The throttle linkage may not be installed correctly, maybe holding the throttle closed instead of open.


----------



## montyrhody

I prime it and it still wont start. This carb doesn't have an adjustable throttle. The throttle connects directly to the govenor. Initially the throttle is wide open. Is 70 psi adequate compression? I will try closing the throttle and starting it.

Thanks


----------



## 30yearTech

It should start with 70 lbs of compression. 

What is the model an spec number off of your engine?

You might want to take a look at the flywheel key and make sure it's alright.


----------



## montyrhody

LEV115-350181E is the model and spec number. I checked the flywheel key and it was fine. Thanks for you help. How can I check the ignition coil? I have spark but I don't know if it is weak. I don't think this is the problem since the spark plug is dry. Let me know if I am on the right track.


----------



## 30yearTech

Did you remove the nozzle and inspect and or replace the nozzle o-ring seals?

Have you tired priming via the spark plug hole to see if it would pop off?

Still sounds like it may be a carburetor problem, although it should still start with a prime.


----------



## pyro_maniac69

is there fuel getting into the throat of the carb when you prime it? if not, I would say the bowl nut is still clogged. cause I agree on it being a carb problem, because if the plug is not getting wet, than the engine isn't able to suck any fuel.

do you possibly have a gasket leaking? making it so that it is able to suck more air than gas?


----------



## montyrhody

I haven't removed the nozzle or nozzle o-ring seals. Does this take special tools? I haven't tried priming via the spark plug hole to see if it would pop off but I will tonight.

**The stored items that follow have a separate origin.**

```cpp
typedef struct {
    uint64_t count;
    double sum_db, sumsq_db;
    float min_v, max_v;
} sarpro_hip_f32_partial;
typedef struct sarpro_hip_stripe_f32 sarpro_hip_stripe_f32;
int sarpro_hip_stripe_begin_f32(sarpro_hip_ctx *ctx, const float *d_in, size_t rows_total, size_t cols, size_t row0,
                                size_t rows_local, size_t in_pitch, int strategy, int bit_depth, void *d_out, size_t out_pitch,
                                sarpro_hip_stripe_f32 **out);
int sarpro_hip_stripe_begin_polop(sarpro_hip_ctx *ctx, int op, const void *d_a, const void *d_b, int elem_u16, size_t rows_total,
                                  size_t cols, size_t row0, size_t rows_local, size_t in_pitch, int strategy, int bit_depth,
                                  void *d_out, size_t out_pitch, sarpro_hip_stripe_f32 **out);
int sarpro_hip_stripe_f32_phase1(sarpro_hip_stripe_f32 *s, sarpro_hip_f32_partial *local_out);
int sarpro_hip_host_f32_merge_partials(const sarpro_hip_f32_partial *parts, size_t n, sarpro_hip_f32_partial *out);
int sarpro_hip_stripe_f32_phase2(sarpro_hip_stripe_f32 *s, const sarpro_hip_f32_partial *global, uint64_t **d_buf, size_t *count);
int sarpro_hip_stripe_f32_phase3(sarpro_hip_stripe_f32 *s, uint64_t **d_buf, size_t *count);
int sarpro_hip_stripe_f32_phase4(sarpro_hip_stripe_f32 *s, uint64_t **d_buf, size_t *count);
int sarpro_hip_stripe_f32_phase5(sarpro_hip_stripe_f32 *s, sarpro_hip_stats *stats_out);
void sarpro_hip_stripe_f32_end(sarpro_hip_stripe_f32 *s);
int sarpro_hip_stripe_run_f32(sarpro_hip_ctx *ctx, const float *d_in, size_t rows_total, size_t cols, size_t row0, size_t rows_local,
                              size_t in_pitch, int strategy, int bit_depth, void *d_out, size_t out_pitch, sarpro_hip_stats *stats_out);
int sarpro_hip_stripe_run_polop(sarpro_hip_ctx *ctx, int op, const void *d_a, const void *d_b, int elem_u16, size_t rows_total,
                                size_t cols, size_t row0, size_t rows_local, size_t in_pitch, int strategy, int bit_depth,
                                void *d_out, size_t out_pitch, sarpro_hip_stats *stats_out);

int sarpro_hip_comm_unique_id(uint8_t uid_out[128]);
int sarpro_hip_comm_init(sarpro_hip_ctx *ctx, int nranks, int rank, const uint8_t uid[128]);
int sarpro_hip_comm_allreduce_sum_u64(sarpro_hip_ctx *ctx, uint64_t *d_buf, size_t count);
typedef struct sarpro_hip_local_group sarpro_hip_local_group;
int sarpro_hip_local_group_create(int nranks, sarpro_hip_local_group **out);
void sarpro_hip_local_group_destroy(sarpro_hip_local_group *group);
int sarpro_hip_comm_init_local(sarpro_hip_ctx *ctx, sarpro_hip_local_group *group, int rank);
void sarpro_hip_comm_destroy(sarpro_hip_ctx *ctx);

int sarpro_hip_host_stats_from_dn_hist(const uint64_t dn_hist[65536], sarpro_hip_stats *out);
int sarpro_hip_host_window(sarpro_hip_stats *stats, int strategy, int tamed_synrgb);
int sarpro_hip_host_level_lut_u16(const sarpro_hip_stats *stats, int bit_depth, int tamed_synrgb,
                                  uint16_t lut_out[65536]);
int sarpro_hip_host_clahe_bin_lut_u16(const sarpro_hip_stats *stats, uint8_t lut_out[65536]);
int sarpro_hip_host_clahe_cdfs(const uint64_t *tile_hists, size_t rows, size_t cols,
                               double *cdfs_out);
int sarpro_hip_host_u8_rescale_lut(unsigned min_level, unsigned max_level, uint8_t lut_out[256]);
int sarpro_hip_host_synrgb_luts(int strategy, const uint64_t combined_hist[256], uint64_t n_per_band,
                                uint8_t *luts_out, int *floor_out);
int sarpro_hip_host_clahe_shape_ok(size_t rows, size_t cols);
int sarpro_hip_host_clahe_saturated_levels(size_t rows, size_t cols, uint8_t *col_class, uint8_t *row_bits);
int sarpro_hip_host_stripe_plan(size_t rows, int nranks, size_t *row0_out, size_t *nrows_out);

int sarpro_hip_host_stats_from_bins4096(uint64_t valid_count, double min_db, double max_db, double mean_db,
                                        double std_db, const uint64_t hist4096[4096], sarpro_hip_stats *out);
float sarpro_hip_host_f32_valid_threshold(void);
int sarpro_hip_host_f32_bin4096_thresholds(double min_db, double max_db, float thr_out[4096]);
int sarpro_hip_host_f32_level_thresholds(const sarpro_hip_stats *stats, int bit_depth, float *thr_out);
int sarpro_hip_host_f32_clahe_bin_thresholds(const sarpro_hip_stats *stats, float thr_out[256]);

int sarpro_hip_synth_scene_u16_dev(sarpro_hip_ctx *ctx, uint64_t seed, int band,
                                   const uint16_t *q_tables_host, size_t rows_total, size_t cols,
                                   size_t row0, size_t rows_local, uint16_t *d_out, size_t pitch);
#define SARPRO_HIP_SYNTH_NO_WEDGE 1u
#define SARPRO_HIP_SYNTH_NO_BRIGHT 2u
#define SARPRO_HIP_SYNTH_NO_BAND2 4u
#define SARPRO_HIP_SYNTH_MAP(m) (((unsigned)(m) & 15u) << 4)
#define SARPRO_HIP_SYNTH_BLOCKS(n) (((unsigned)(n) & 255u) << 8)
int sarpro_hip_synth_scene_u16_dev_ex(sarpro_hip_ctx *ctx, uint64_t seed, int band,
                                      const uint16_t *q_tables_host, size_t rows_total, size_t cols,
                                      size_t row0, size_t rows_local, uint16_t *d_out, size_t pitch, uint32_t flags);

#ifdef __cplusplus
}
#endif
#endif
```

### rust/sarpro-hip-sys/src/lib.rs

```rust
#![allow(non_camel_case_types, clippy::too_many_arguments)]

use std::os::raw::{c_char, c_int, c_uint, c_void};

pub const SARPRO_HIP_OK: c_int = 0;
pub const SARPRO_HIP_ERR_INVALID_ARG: c_int = -1;
pub const SARPRO_HIP_ERR_SHAPE_MISMATCH: c_int = -2;
pub const SARPRO_HIP_ERR_UNSUPPORTED_SHAPE: c_int = -3;
pub const SARPRO_HIP_ERR_HIP: c_int = -4;
pub const SARPRO_HIP_ERR_RCCL: c_int = -5;
pub const SARPRO_HIP_ERR_OOM: c_int = -6;
pub const SARPRO_HIP_ERR_NO_DEVICE: c_int = -7;
pub const SARPRO_HIP_ERR_IO: c_int = -8;
pub const SARPRO_HIP_ERR_BUFFER_TOO_SMALL: c_int = -9;
pub const SARPRO_HIP_CTX_TIMING: c_uint = 1;
pub const SARPRO_HIP_CTX_ASYNC_DEV: c_uint = 2;
pub const SARPRO_HIP_DUALPOL_PLAIN_PIPELINE: c_uint = 1;
pub const SARPRO_HIP_ROUTE_NONE: c_int = -1;
pub const SARPRO_HIP_ROUTE_ACCEPTED: c_int = 0;
pub const SARPRO_HIP_ROUTE_REFUTED: c_int = 1;
pub const SARPRO_HIP_ROUTE_UNPROVEN: c_int = 2;
pub const SARPRO_HIP_ROUTE_POOL_OVERFLOW: c_int = 3;
pub const SARPRO_HIP_ROUTE_RETRIED: c_int = 4;
pub const SARPRO_HIP_ERR_UNSUPPORTED: c_int = -10;
pub const SARPRO_HIP_SYNTH_NO_WEDGE: c_uint = 1;
pub const SARPRO_HIP_SYNTH_NO_BRIGHT: c_uint = 2;
pub const SARPRO_HIP_SYNTH_NO_BAND2: c_uint = 4;

pub const SARPRO_STRATEGY_STANDARD: c_int = 0;
pub const SARPRO_STRATEGY_ROBUST: c_int = 1;
pub const SARPRO_STRATEGY_ADAPTIVE: c_int = 2;
pub const SARPRO_STRATEGY_EQUALIZED: c_int = 3;
pub const SARPRO_STRATEGY_CLAHE: c_int = 4;
pub const SARPRO_STRATEGY_TAMED: c_int = 5;
pub const SARPRO_STRATEGY_DEFAULT: c_int = 6;
pub const SARPRO_BITDEPTH_U8: c_int = 0;
pub const SARPRO_BITDEPTH_U16: c_int = 1;
pub const SARPRO_OP_SUM: c_int = 0;
pub const SARPRO_OP_DIFF: c_int = 1;
pub const SARPRO_OP_RATIO: c_int = 2;
pub const SARPRO_OP_NDIFF: c_int = 3;
pub const SARPRO_OP_LOGRATIO: c_int = 4;
pub const SARPRO_SYNRGB_DEFAULT: c_int = 0;
pub const SARPRO_SYNRGB_RGB_RATIO: c_int = 1;
pub const SARPRO_SYNRGB_SAR_URBAN: c_int = 2;
pub const SARPRO_SYNRGB_ENHANCED: c_int = 3;
pub const SARPRO_READ_DEFAULT: c_int = -1;
pub const SARPRO_READ_AVERAGE: c_int = 0;
pub const SARPRO_READ_LANCZOS: c_int = 1;

#[repr(C)]
pub struct sarpro_hip_ctx { _private: [u8; 0] }
#[repr(C)]
pub struct sarpro_hip_stripe { _private: [u8; 0] }
#[repr(C)]
pub struct sarpro_hip_tiff { _private: [u8; 0] }
#[repr(C)]
pub struct sarpro_hip_tiff_writer { _private: [u8; 0] }
#[repr(C)]
pub struct sarpro_hip_stripe_f32 { _private: [u8; 0] }
#[repr(C)]
pub struct sarpro_hip_local_group { _private: [u8; 0] }

pub type sarpro_hip_row_reader = Option<unsafe extern "C" fn(user: *mut c_void, band: c_int, row0: usize, nrows: usize, dst: *mut u16, dst_pitch: usize) -> c_int>;
pub type sarpro_hip_row_sink = Option<unsafe extern "C" fn(user: *mut c_void, row0: usize, nrows: usize, src: *const u8, src_pitch_bytes: usize) -> c_int>;
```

When I prime fuel is not getting to the throat. I will take the carb apart again and soak it all night in carb cleaner. I could be a gasket, I will replace it. I will let you all know tomorrow what happens. 

Thanks for all your help.


----------



## 30yearTech

If the seals around the nozzle are bad, then the only thing you will get when you press the primer is some air flow around the nozzle and fuel will not be pushed up it. It will also not draw enough fuel to keep the engine running in most cases even if you started it with an external prime.

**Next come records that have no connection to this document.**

@@ -19,13 +22,43 @@
 
 static int g_store = 1;
 
-template <int BN, int EPI, bool PAIR, bool TMA_STORE = false>
+static int g_schedule = 1;
+
+static bool use_pingpong(int mode, uint32_t flags, int N, int num_kb) {
+  if (g_schedule == 0 || N % 128 != 0) return false;
+  const int epi = pick_epi(mode, flags);
+  if (mode != 1 && epi == EPI_GENERIC) return false;
+  if (g_schedule == 2) return true;
+  return mode == 0 && epi == EPI_RESID && num_kb <= 12;
+}
+
+template <int BN, int EPI, bool PAIR, bool TMA_STORE, bool PP>
+static auto kernel_fn() {
+  if constexpr (PP) return gemm_pingpong_kernel<EPI, PAIR, TMA_STORE>;
+  else return gemm_kernel<BN, EPI, PAIR, TMA_STORE>;
+}
+
+template <bool PAIR, bool PP>
+static const char* kernel_tag(int BN, const Params& p) {
+  if (p.mode == 1) {
+    if (p.flags & F_HEAD_FINAL)
+      return PP ? (PAIR ? "conv3x3_head_tail_pingpong_2cta" : "conv3x3_head_tail_pingpong") : (PAIR ? "conv3x3_head_tail_2cta" : "conv3x3_head_tail");
+    return PP ? (PAIR ? "conv3x3_pingpong_2cta" : "conv3x3_pingpong") : (PAIR ? "conv3x3_wgmma_2cta" : "conv3x3_wgmma");
+  }
+  if (PP) return PAIR ? "gemm_pingpong_2cta" : "gemm_pingpong";
+  return BN == 256 ? (PAIR ? "gemm_wgmma_2cta_bn256" : "gemm_wgmma_bn256")
+                   : (PAIR ? "gemm_wgmma_2cta_bn128" : (BN == 128 ? "gemm_wgmma_bn128" : "gemm_wgmma_bn64"));
+}
+
+template <int BN, int EPI, bool PAIR, bool TMA_STORE = false, bool PP = false>
 static int launch(const CUtensorMap& ta, const CUtensorMap& tb, const CUtensorMap& to, const Params& p, int m_tiles, int n_tiles,
                   cudaStream_t st) {
+  static_assert(!PP || BN == 128, "ping-pong tiles are 128x128");
   constexpr int kSmem = Cfg<BN, TMA_STORE>::kSmemBytes;
+  const auto kernel = kernel_fn<BN, EPI, PAIR, TMA_STORE, PP>();
   static unsigned long long attr_devices = 0;
   if (first_launch_on_this_device(attr_devices))
-    D3R_CUDA(cudaFuncSetAttribute(gemm_kernel<BN, EPI, PAIR, TMA_STORE>, cudaFuncAttributeMaxDynamicSharedMemorySize, kSmem));
+    D3R_CUDA(cudaFuncSetAttribute(kernel, cudaFuncAttributeMaxDynamicSharedMemorySize, kSmem));
   int grid;
   if (PAIR) {
     const int items = ((m_tiles + 1) / 2) * n_tiles;
@@ -35,46 +68,42 @@
     const int items = m_tiles * n_tiles;
     grid = items < num_sms() ? items : num_sms();
   }
-  const char* tag = (p.mode == 1) ? ((p.flags & F_HEAD_FINAL) ? (PAIR ? "conv3x3_head_tail_2cta" : "conv3x3_head_tail")
-                                                              : (PAIR ? "conv3x3_wgmma_2cta" : "conv3x3_wgmma"))
-                                  : (BN == 256 ? (PAIR ? "gemm_wgmma_2cta_bn256" : "gemm_wgmma_bn256")
-                                               : (PAIR ? "gemm_wgmma_2cta_bn128" : (BN == 128 ? "gemm_wgmma_bn128" : "gemm_wgmma_bn64")));
   char detail[96];
   snprintf(detail, sizeof(detail), "M=%d N=%d K=%d flags=0x%x mode=%d epi=%d", p.M, p.N, p.K, (unsigned)p.flags, p.mode, EPI);
-  prof::Scope scope(tag, st, 2.0 * double(p.M) * double(p.N) * double(p.K), 0.0, 1, detail);
-  D3R_CUDA(pdl::launch_clustered(gemm_kernel<BN, EPI, PAIR, TMA_STORE>, dim3(grid), dim3(kNumThreads), size_t(kSmem), st, PAIR ? 2 : 1,
-                                 ta, tb, to, p));
+  prof::Scope scope(kernel_tag<PAIR, PP>(BN, p), st, 2.0 * double(p.M) * double(p.N) * double(p.K), 0.0, 1, detail);
+  D3R_CUDA(pdl::launch_clustered(kernel, dim3(grid), dim3(kNumThreads), size_t(kSmem), st, PAIR ? 2 : 1, ta, tb, to, p));
   D3R_LAUNCH_CHECK();
   return D3R_OK;
 }
 
-template <int BN, bool PAIR>
+template <int BN, bool PAIR, bool PP = false>
 static int dispatch_epi(int epi, const CUtensorMap& ta, const CUtensorMap& tb, const CUtensorMap* to, const Params& p, int m_tiles,
                         int n_tiles, cudaStream_t st) {
-  if constexpr (BN == 256) {
+  if constexpr (BN == 256 || PP) {
     if (to) {
       switch (epi) {
-        case EPI_RESID: return launch<BN, EPI_RESID, PAIR, true>(ta, tb, *to, p, m_tiles, n_tiles, st);
-        case EPI_ACT: return launch<BN, EPI_ACT, PAIR, true>(ta, tb, *to, p, m_tiles, n_tiles, st);
-        case EPI_ROPE: return launch<BN, EPI_ROPE, PAIR, true>(ta, tb, *to, p, m_tiles, n_tiles, st);
+        case EPI_RESID: return launch<BN, EPI_RESID, PAIR, true, PP>(ta, tb, *to, p, m_tiles, n_tiles, st);
+        case EPI_ACT: return launch<BN, EPI_ACT, PAIR, true, PP>(ta, tb, *to, p, m_tiles, n_tiles, st);
+        case EPI_ROPE: return launch<BN, EPI_ROPE, PAIR, true, PP>(ta, tb, *to, p, m_tiles, n_tiles, st);
       }
     }
   }
   switch (epi) {
-    case EPI_RESID: return launch<BN, EPI_RESID, PAIR>(ta, tb, tb, p, m_tiles, n_tiles, st);
-    case EPI_ACT: return launch<BN, EPI_ACT, PAIR>(ta, tb, tb, p, m_tiles, n_tiles, st);
-    case EPI_ROPE: return launch<BN, EPI_ROPE, PAIR>(ta, tb, tb, p, m_tiles, n_tiles, st);
-  }
-  if constexpr (BN == 128) return launch<128, EPI_GENERIC, PAIR>(ta, tb, tb, p, m_tiles, n_tiles, st);
+    case EPI_RESID: return launch<BN, EPI_RESID, PAIR, false, PP>(ta, tb, tb, p, m_tiles, n_tiles, st);
+    case EPI_ACT: return launch<BN, EPI_ACT, PAIR, false, PP>(ta, tb, tb, p, m_tiles, n_tiles, st);
+    case EPI_ROPE: return launch<BN, EPI_ROPE, PAIR, false, PP>(ta, tb, tb, p, m_tiles, n_tiles, st);
+  }
+  if constexpr (BN >= 128) return launch<BN, EPI_GENERIC, PAIR, false, PP>(ta, tb, tb, p, m_tiles, n_tiles, st);
   set_error("no BLOCK_N %d kernel for the generic epilogue", BN);
   return D3R_ERR_INVALID;
 }
 
-static int dispatch(int bn, const CUtensorMap& ta, const CUtensorMap& tb, const CUtensorMap* to, const Params& p, int m_tiles,
+static int dispatch(int bn, bool pp, const CUtensorMap& ta, const CUtensorMap& tb, const CUtensorMap* to, const Params& p, int m_tiles,
                     cudaStream_t st) {
   const int n_tiles = (p.N + bn - 1) / bn;
   const int epi = (bn >= 128) ? pick_epi(p.mode, p.flags) : EPI_GENERIC;
   const bool pair = use_pair(bn, p.num_kb);
+  if (pp) return pair ? dispatch_epi<128, true, true>(epi, ta, tb, to, p, m_tiles, n_tiles, st) : dispatch_epi<128, false, true>(epi, ta, tb, to, p, m_tiles, n_tiles, st);
   switch (bn) {
     case 256: return pair ? dispatch_epi<256, true>(epi, ta, tb, to, p, m_tiles, n_tiles, st) : dispatch_epi<256, false>(epi, ta, tb, to, p, m_tiles, n_tiles, st);
     case 128: return pair ? dispatch_epi<128, true>(epi, ta, tb, nullptr, p, m_tiles, n_tiles, st) : dispatch_epi<128, false>(epi, ta, tb, nullptr, p, m_tiles, n_tiles, st);
@@ -99,7 +128,8 @@
   D3R_CHECK_ARG((reinterpret_cast<uintptr_t>(A) & 15) == 0 && (reinterpret_cast<uintptr_t>(B) & 15) == 0, "gemm: operands must be 16-byte aligned");
   p.mode = 0;
   p.num_kb = (p.K + BLOCK_K - 1) / BLOCK_K;
-  const int bn = pick_block_n(p.N, p.mode, p.flags);
+  const bool pp = use_pingpong(p.mode, p.flags, p.N, p.num_kb);
+  const int bn = pp ? 128 : pick_block_n(p.N, p.mode, p.flags, (p.M + BLOCK_M - 1) / BLOCK_M);
   CUtensorMap ta, tb;
   {
     cuuint64_t dims[2] = {(cuuint64_t)p.K, (cuuint64_t)p.M};
@@ -113,7 +143,7 @@
   CUtensorMap to;
   const bool f32 = (p.flags & F_RESID_INPLACE) != 0;
   const long long row_bytes = p.ldo * (f32 ? 4 : 2);
-  const bool staged = g_store == 1 && bn == 256 && pick_epi(p.mode, p.flags) != EPI_GENERIC && p.ldo >= p.N && row_bytes % 16 == 0 &&
+  const bool staged = g_store == 1 && (bn == 256 || pp) && pick_epi(p.mode, p.flags) != EPI_GENERIC && p.ldo >= p.N && row_bytes % 16 == 0 &&
                       (reinterpret_cast<uintptr_t>(p.out) & 15) == 0;
   if (staged) {
     cuuint64_t dims[2] = {(cuuint64_t)p.N, (cuuint64_t)p.M};
@@ -122,7 +152,7 @@
     rc = encode_tensor_map(&to, p.out, 2, dims, str, box, "gemm output", f32 ? CU_TENSOR_MAP_DATA_TYPE_FLOAT32 : CU_TENSOR_MAP_DATA_TYPE_BFLOAT16);
     if (rc) return rc;
   }
-  return dispatch(bn, ta, tb, staged ? &to : nullptr, p, (p.M + BLOCK_M - 1) / BLOCK_M, st);
+  return dispatch(bn, pp, ta, tb, staged ? &to : nullptr, p, (p.M + BLOCK_M - 1) / BLOCK_M, st);
 }
 
 int conv3x3_bf16(const void* x_nhwc, const void* w_packed, int B, int H, int W, int Cin, int Cout, Params p, cudaStream_t st) {
@@ -142,7 +172,8 @@
   p.tiles_x = (W + p.tile_w - 1) / p.tile_w;
   p.tiles_y = (H + p.tile_h - 1) / p.tile_h;
   p.ldo = Cout;
-  const int bn = pick_block_n(p.N, p.mode, p.flags);
+  const bool pp = use_pingpong(p.mode, p.flags, p.N, p.num_kb);
+  const int bn = pp ? 128 : pick_block_n(p.N, p.mode, p.flags, B * p.tiles_x * p.tiles_y);
   CUtensorMap ta, tb;
   {
     cuuint64_t dims[4] = {(cuuint64_t)Cin, (cuuint64_t)W, (cuuint64_t)H, (cuuint64_t)B};
@@ -153,7 +184,7 @@
   }
   int rc = make_tmap_b(&tb, w_packed, Cout, 9, Cin, bn, p.num_kb, "conv3x3");
   if (rc) return rc;
-  return dispatch(bn, ta, tb, nullptr, p, B * p.tiles_x * p.tiles_y, st);
+  return dispatch(bn, pp, ta, tb, nullptr, p, B * p.tiles_x * p.tiles_y, st);
 }
 
 int conv_transpose_bf16(const void* x_nhwc, const void* w_packed, void* out, const float* bias, int B, int h, int w, int Cin, int Cout,
@@ -197,6 +228,8 @@
 extern "C" void d3r_set_gemm_impl(int32_t impl) { gemm::g_impl = impl; }
 extern "C" void d3r_set_gemm_pair_min_kblocks(int32_t kb) { gemm::g_pair_min_kb = kb; }
 extern "C" void d3r_set_gemm_store(int32_t store) { gemm::g_store = store; }
+extern "C" void d3r_set_gemm_schedule(int32_t schedule) { gemm::g_schedule = schedule; }
+extern "C" void d3r_set_conv_wide_min_tiles_per_sm(int32_t tiles) { gemm::g_conv_wide_min_per_sm = tiles; }
 
 extern "C" int d3r_gemm_bf16(const void* A, const void* B, void* out, const float* bias, const void* add0, void* out2,
                              int32_t M, int32_t N, int32_t K, int64_t ldo, uint32_t flags, const float* rope_cos,
diff --git a/dust3r_b200/csrc/gemm_wgmma.cuh b/dust3r_b200/csrc/gemm_wgmma.cuh
--- a/dust3r_b200/csrc/gemm_wgmma.cuh
+++ b/dust3r_b200/csrc/gemm_wgmma.cuh
@@ -57,6 +57,7 @@
 template <> struct EpiMask<EPI_RESID> { static constexpr uint32_t value = F_BIAS | F_RESID_INPLACE; };
 template <> struct EpiMask<EPI_ACT> { static constexpr uint32_t value = F_BIAS | F_GELU | F_RELU; };
 template <> struct EpiMask<EPI_ROPE> { static constexpr uint32_t value = F_BIAS | F_ROPE; };
+constexpr uint32_t kConvWideFlags = F_BIAS | F_RELU | F_ADD0 | F_ADD1 | F_OUT2_RELU;
 __host__ __device__ inline int pick_epi(int mode, uint32_t flags) {
   if (mode != 0) return EPI_GENERIC;
   if ((flags & ~F_BIAS) == F_RESID_INPLACE) return EPI_RESID;
@@ -65,13 +66,13 @@
   return EPI_GENERIC;
 }
 
+constexpr int kOutBuf = 64 * 128;
 template <int BLOCK_N, bool TMA_STORE = false>
 struct Cfg {
   static constexpr int kStageA = BLOCK_M * BLOCK_K * 2;
   static constexpr int kStageB = BLOCK_N * BLOCK_K * 2;
   static constexpr int kStages = (BLOCK_N == 256) ? 4 : (BLOCK_N == 128) ? 6 : 8;
   static constexpr int kRing = kStages * (kStageA + kStageB);
-  static constexpr int kOutBuf = 64 * 128;
   static constexpr int kStaging = TMA_STORE ? 2 * 2 * kOutBuf : 0;
   static constexpr int kSmemBytes = kRing + kStaging + 1024  + 256  + (TMA_STORE ? 0 : (4 * 128 + 16) * 4) ;
   static_assert(kSmemBytes <= 227 * 1024, "shared memory of one CTA");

They make a special tool to remove the nozzle but you can usually get it out by pushing in down and out from the throat of the carburetor with a flat blade screw driver. Be careful not to damage the nozzle it's made of plastic, they are replaceable if you damage it and they are not very expensive.

Best of Luck... :thumbsup:


----------



## dads fixit

*Linkage*

I have installed the thin metal rod on the wrong side of the butterfly bracket before that has holes on the left and right side. With it install ed correct the butterfly or bracket should close against the idle screw. If it doesnt that may be the issue.Probably NOT the problem but just suggesting. 
If you have fire compression and fuel it should try to start.Good Luck


----------



## pyro_maniac69

30yearTech said:


> If the seals around the nozzle are bad, then the only thing you will get when you press the primer is some air flow around the nozzle and fuel will not be pushed up it. It will also not draw enough fuel to keep the engine running in most cases even if you started it with an external prime.
> 
> They make a special tool to remove the nozzle but you can usually get it out by pushing in down and out from the throat of the carburetor with a flat blade screw driver. Be careful not to damage the nozzle it's made of plastic, they are replaceable if you damage it and they are not very expensive.
> 
> Best of Luck... :thumbsup:


don't forget to replace BOTH the o-rings also along with what 30 year said, there is one that can be a bugger inside to pick out


----------



## montyrhody

Last night I took the nozzle out of the carb and replaced one o-ring. I will do it again tonight and try to replace the second one. With the carb off the engine and bowl full of fuel I tried priming and no fuel then I covered the back of the carb and primed at the same time and fuel came up. I am not sure what that means. Then I put the carb on and tried to start and got nothing. Then I removed spark plug and put gas in directly and when I tried starting it fired up and I let in run a couple of minutes and it ran great (I had the air filter installed at this point if it matters). Thanks for all the help.


----------



## pyro_maniac69

just out of curiosity, how does the line look coming from the primer bulb? because if that has any cracks, that will make it so that it isn't pushing as much air as it should, and will also make the carb suck more air than it is supposed to, and lean the motor out


----------



## 30yearTech

pyro_maniac69 said:


> just out of curiosity, how does the line look coming from the primer bulb? because if that has any cracks, that will make it so that it isn't pushing as much air as it should, and will also make the carb suck more air than it is supposed to, and lean the motor out


Pyro, this carburetor has the primer on the side, it's not like the remote type on the shroud your thinking of.


----------



## pyro_maniac69

oh, my bad, I thought we were talking about a snowblower carb


----------



## OLD RED

one thing about these little engines is that the air filter screw has to be snug so they run decent i have found out ,,,, for what its worth


----------



## Rex72

I too have issues with my 5hp Tecumseh engine running on my snow blower. I like to describe what Im experiencing for some help.

The engine will not stay running. Almost like its starving for fuel. My question is regarding the primer button. I dont get gas in the bowl when I hit the primer. I hear air weezing out when I press the prime button. I found a very small hole on the side of the carb bowl. I included a picture showing this. When I press my finger on this hole I then get a tight prime and gas will then flow into the carb area.

Is this hole needed or maybe Im not sure what Im talking about:drunk:

thanks


----------



## justin3

Rex,

That hole looks like some kind of vent which should be normal. Your problem sounds like you have a clog somewhere in your main jet circuit. The brass nut underneath the bowl normally gets clogged first, either that or your o-rings are bad like the issue in this thread.


----------